Record set:

::::::::

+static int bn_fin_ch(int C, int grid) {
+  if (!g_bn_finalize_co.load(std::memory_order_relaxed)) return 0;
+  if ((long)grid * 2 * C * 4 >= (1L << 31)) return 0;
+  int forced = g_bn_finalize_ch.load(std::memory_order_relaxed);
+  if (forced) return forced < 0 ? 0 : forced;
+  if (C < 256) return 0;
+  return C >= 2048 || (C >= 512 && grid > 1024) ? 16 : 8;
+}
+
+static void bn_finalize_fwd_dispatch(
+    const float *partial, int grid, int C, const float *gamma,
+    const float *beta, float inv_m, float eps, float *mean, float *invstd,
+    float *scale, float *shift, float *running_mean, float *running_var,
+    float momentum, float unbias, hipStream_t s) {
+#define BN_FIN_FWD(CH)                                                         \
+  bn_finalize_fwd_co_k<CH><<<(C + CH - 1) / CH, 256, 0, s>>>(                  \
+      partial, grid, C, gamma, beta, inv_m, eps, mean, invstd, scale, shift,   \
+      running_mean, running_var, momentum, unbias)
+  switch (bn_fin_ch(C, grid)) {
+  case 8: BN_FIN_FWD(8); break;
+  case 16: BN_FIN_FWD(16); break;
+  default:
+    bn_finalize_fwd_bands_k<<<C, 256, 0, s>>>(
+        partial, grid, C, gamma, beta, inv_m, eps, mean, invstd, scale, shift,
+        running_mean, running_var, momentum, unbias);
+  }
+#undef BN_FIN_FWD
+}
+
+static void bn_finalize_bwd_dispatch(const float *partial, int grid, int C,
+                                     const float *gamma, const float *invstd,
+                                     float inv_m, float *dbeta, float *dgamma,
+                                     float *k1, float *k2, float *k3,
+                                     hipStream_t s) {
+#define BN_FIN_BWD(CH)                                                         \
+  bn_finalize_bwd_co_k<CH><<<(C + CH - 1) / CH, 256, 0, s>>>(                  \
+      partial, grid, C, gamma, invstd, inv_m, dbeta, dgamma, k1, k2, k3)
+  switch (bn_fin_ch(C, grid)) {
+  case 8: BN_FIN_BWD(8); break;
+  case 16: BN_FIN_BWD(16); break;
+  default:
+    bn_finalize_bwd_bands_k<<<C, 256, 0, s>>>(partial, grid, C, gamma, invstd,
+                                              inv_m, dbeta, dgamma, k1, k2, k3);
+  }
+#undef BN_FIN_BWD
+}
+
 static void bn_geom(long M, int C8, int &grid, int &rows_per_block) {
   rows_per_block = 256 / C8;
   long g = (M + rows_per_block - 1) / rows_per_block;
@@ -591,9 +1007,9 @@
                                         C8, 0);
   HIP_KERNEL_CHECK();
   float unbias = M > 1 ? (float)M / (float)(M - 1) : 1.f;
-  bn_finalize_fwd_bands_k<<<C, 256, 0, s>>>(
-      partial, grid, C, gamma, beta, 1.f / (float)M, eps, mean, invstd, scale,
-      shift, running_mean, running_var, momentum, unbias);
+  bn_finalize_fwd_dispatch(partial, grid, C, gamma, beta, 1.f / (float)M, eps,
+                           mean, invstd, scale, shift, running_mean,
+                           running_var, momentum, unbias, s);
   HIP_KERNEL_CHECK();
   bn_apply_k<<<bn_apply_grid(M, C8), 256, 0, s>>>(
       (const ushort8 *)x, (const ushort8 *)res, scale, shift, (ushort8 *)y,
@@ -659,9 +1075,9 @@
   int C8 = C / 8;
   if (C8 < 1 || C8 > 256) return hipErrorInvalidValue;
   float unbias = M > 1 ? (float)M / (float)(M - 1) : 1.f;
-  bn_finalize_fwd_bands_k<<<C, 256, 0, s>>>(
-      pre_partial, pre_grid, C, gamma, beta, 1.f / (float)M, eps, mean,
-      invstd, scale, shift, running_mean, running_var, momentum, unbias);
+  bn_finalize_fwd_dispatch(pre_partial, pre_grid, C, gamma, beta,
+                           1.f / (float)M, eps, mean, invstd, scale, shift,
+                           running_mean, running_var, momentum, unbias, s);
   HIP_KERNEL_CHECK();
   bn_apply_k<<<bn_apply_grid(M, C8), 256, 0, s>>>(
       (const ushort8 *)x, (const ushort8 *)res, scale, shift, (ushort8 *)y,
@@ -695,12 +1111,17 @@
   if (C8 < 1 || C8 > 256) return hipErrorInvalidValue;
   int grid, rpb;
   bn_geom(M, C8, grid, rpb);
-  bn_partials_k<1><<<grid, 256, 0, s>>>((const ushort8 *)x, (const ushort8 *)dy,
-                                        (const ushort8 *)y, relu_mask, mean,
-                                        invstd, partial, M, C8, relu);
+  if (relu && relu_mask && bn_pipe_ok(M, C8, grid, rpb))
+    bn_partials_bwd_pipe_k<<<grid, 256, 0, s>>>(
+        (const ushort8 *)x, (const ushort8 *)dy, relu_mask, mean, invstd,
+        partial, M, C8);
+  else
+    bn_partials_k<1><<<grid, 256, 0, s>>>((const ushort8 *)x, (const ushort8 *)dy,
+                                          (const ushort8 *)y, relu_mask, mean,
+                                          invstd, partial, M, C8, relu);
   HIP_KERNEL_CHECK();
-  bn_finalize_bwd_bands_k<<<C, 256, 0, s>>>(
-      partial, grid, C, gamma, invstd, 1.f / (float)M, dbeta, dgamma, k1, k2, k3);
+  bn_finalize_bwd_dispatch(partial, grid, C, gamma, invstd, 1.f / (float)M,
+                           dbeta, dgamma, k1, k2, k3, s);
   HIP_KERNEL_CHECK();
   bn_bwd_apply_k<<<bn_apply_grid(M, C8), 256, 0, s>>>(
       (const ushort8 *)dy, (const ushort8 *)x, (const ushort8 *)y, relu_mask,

::::::::

Instructions for the task:
The required response is a complete, exact copy of the records.

Exercise result:
+static int bn_fin_ch(int C, int grid) {
+  if (!g_bn_finalize_co.load(std::memory_order_relaxed)) return 0;
+  if ((long)grid * 2 * C * 4 >= (1L << 31)) return 0;
+  int forced = g_bn_finalize_ch.load(std::memory_order_relaxed);
+  if (forced) return forced < 0 ? 0 : forced;
+  if (C < 256) return 0;
+  return C >= 2048 || (C >= 512 && grid > 1024) ? 16 : 8;
+}
+
+static void bn_finalize_fwd_dispatch(
+    const float *partial, int grid, int C, const float *gamma,
+    const float *beta, float inv_m, float eps, float *mean, float *invstd,
+    float *scale, float *shift, float *running_mean, float *running_var,
+    float momentum, float unbias, hipStream_t s) {
+#define BN_FIN_FWD(CH)                                                         \
+  bn_finalize_fwd_co_k<CH><<<(C + CH - 1) / CH, 256, 0, s>>>(                  \
+      partial, grid, C, gamma, beta, inv_m, eps, mean, invstd, scale, shift,   \
+      running_mean, running_var, momentum, unbias)
+  switch (bn_fin_ch(C, grid)) {
+  case 8: BN_FIN_FWD(8); break;
+  case 16: BN_FIN_FWD(16); break;
+  default:
+    bn_finalize_fwd_bands_k<<<C, 256, 0, s>>>(
+        partial, grid, C, gamma, beta, inv_m, eps, mean, invstd, scale, shift,
+        running_mean, running_var, momentum, unbias);
+  }
+#undef BN_FIN_FWD
+}
+
+static void bn_finalize_bwd_dispatch(const float *partial, int grid, int C,
+                                     const float *gamma, const float *invstd,
+                                     float inv_m, float *dbeta, float *dgamma,
+                                     float *k1, float *k2, float *k3,
+                                     hipStream_t s) {
+#define BN_FIN_BWD(CH)                                                         \
+  bn_finalize_bwd_co_k<CH><<<(C + CH - 1) / CH, 256, 0, s>>>(                  \
+      partial, grid, C, gamma, invstd, inv_m, dbeta, dgamma, k1, k2, k3)
+  switch (bn_fin_ch(C, grid)) {
+  case 8: BN_FIN_BWD(8); break;
+  case 16: BN_FIN_BWD(16); break;
+  default:
+    bn_finalize_bwd_bands_k<<<C, 256, 0, s>>>(partial, grid, C, gamma, invstd,
+                                              inv_m, dbeta, dgamma, k1, k2, k3);
+  }
+#undef BN_FIN_BWD
+}
+
 static void bn_geom(long M, int C8, int &grid, int &rows_per_block) {
   rows_per_block = 256 / C8;
   long g = (M + rows_per_block - 1) / rows_per_block;
@@ -591,9 +1007,9 @@
                                         C8, 0);
   HIP_KERNEL_CHECK();
   float unbias = M > 1 ? (float)M / (float)(M - 1) : 1.f;
-  bn_finalize_fwd_bands_k<<<C, 256, 0, s>>>(
-      partial, grid, C, gamma, beta, 1.f / (float)M, eps, mean, invstd, scale,
-      shift, running_mean, running_var, momentum, unbias);
+  bn_finalize_fwd_dispatch(partial, grid, C, gamma, beta, 1.f / (float)M, eps,
+                           mean, invstd, scale, shift, running_mean,
+                           running_var, momentum, unbias, s);
   HIP_KERNEL_CHECK();
   bn_apply_k<<<bn_apply_grid(M, C8), 256, 0, s>>>(
       (const ushort8 *)x, (const ushort8 *)res, scale, shift, (ushort8 *)y,
@@ -659,9 +1075,9 @@
   int C8 = C / 8;
   if (C8 < 1 || C8 > 256) return hipErrorInvalidValue;
   float unbias = M > 1 ? (float)M / (float)(M - 1) : 1.f;
-  bn_finalize_fwd_bands_k<<<C, 256, 0, s>>>(
-      pre_partial, pre_grid, C, gamma, beta, 1.f / (float)M, eps, mean,
-      invstd, scale, shift, running_mean, running_var, momentum, unbias);
+  bn_finalize_fwd_dispatch(pre_partial, pre_grid, C, gamma, beta,
+                           1.f / (float)M, eps, mean, invstd, scale, shift,
+                           running_mean, running_var, momentum, unbias, s);
   HIP_KERNEL_CHECK();
   bn_apply_k<<<bn_apply_grid(M, C8), 256, 0, s>>>(
       (const ushort8 *)x, (const ushort8 *)res, scale, shift, (ushort8 *)y,
@@ -695,12 +1111,17 @@
   if (C8 < 1 || C8 > 256) return hipErrorInvalidValue;
   int grid, rpb;
   bn_geom(M, C8, grid, rpb);
-  bn_partials_k<1><<<grid, 256, 0, s>>>((const ushort8 *)x, (const ushort8 *)dy,
-                                        (const ushort8 *)y, relu_mask, mean,
-                                        invstd, partial, M, C8, relu);
+  if (relu && relu_mask && bn_pipe_ok(M, C8, grid, rpb))
+    bn_partials_bwd_pipe_k<<<grid, 256, 0, s>>>(
+        (const ushort8 *)x, (const ushort8 *)dy, relu_mask, mean, invstd,
+        partial, M, C8);
+  else
+    bn_partials_k<1><<<grid, 256, 0, s>>>((const ushort8 *)x, (const ushort8 *)dy,
+                                          (const ushort8 *)y, relu_mask, mean,
+                                          invstd, partial, M, C8, relu);
   HIP_KERNEL_CHECK();
-  bn_finalize_bwd_bands_k<<<C, 256, 0, s>>>(
-      partial, grid, C, gamma, invstd, 1.f / (float)M, dbeta, dgamma, k1, k2, k3);
+  bn_finalize_bwd_dispatch(partial, grid, C, gamma, invstd, 1.f / (float)M,
+                           dbeta, dgamma, k1, k2, k3, s);
   HIP_KERNEL_CHECK();
   bn_bwd_apply_k<<<bn_apply_grid(M, C8), 256, 0, s>>>(
       (const ushort8 *)dy, (const ushort8 *)x, (const ushort8 *)y, relu_mask,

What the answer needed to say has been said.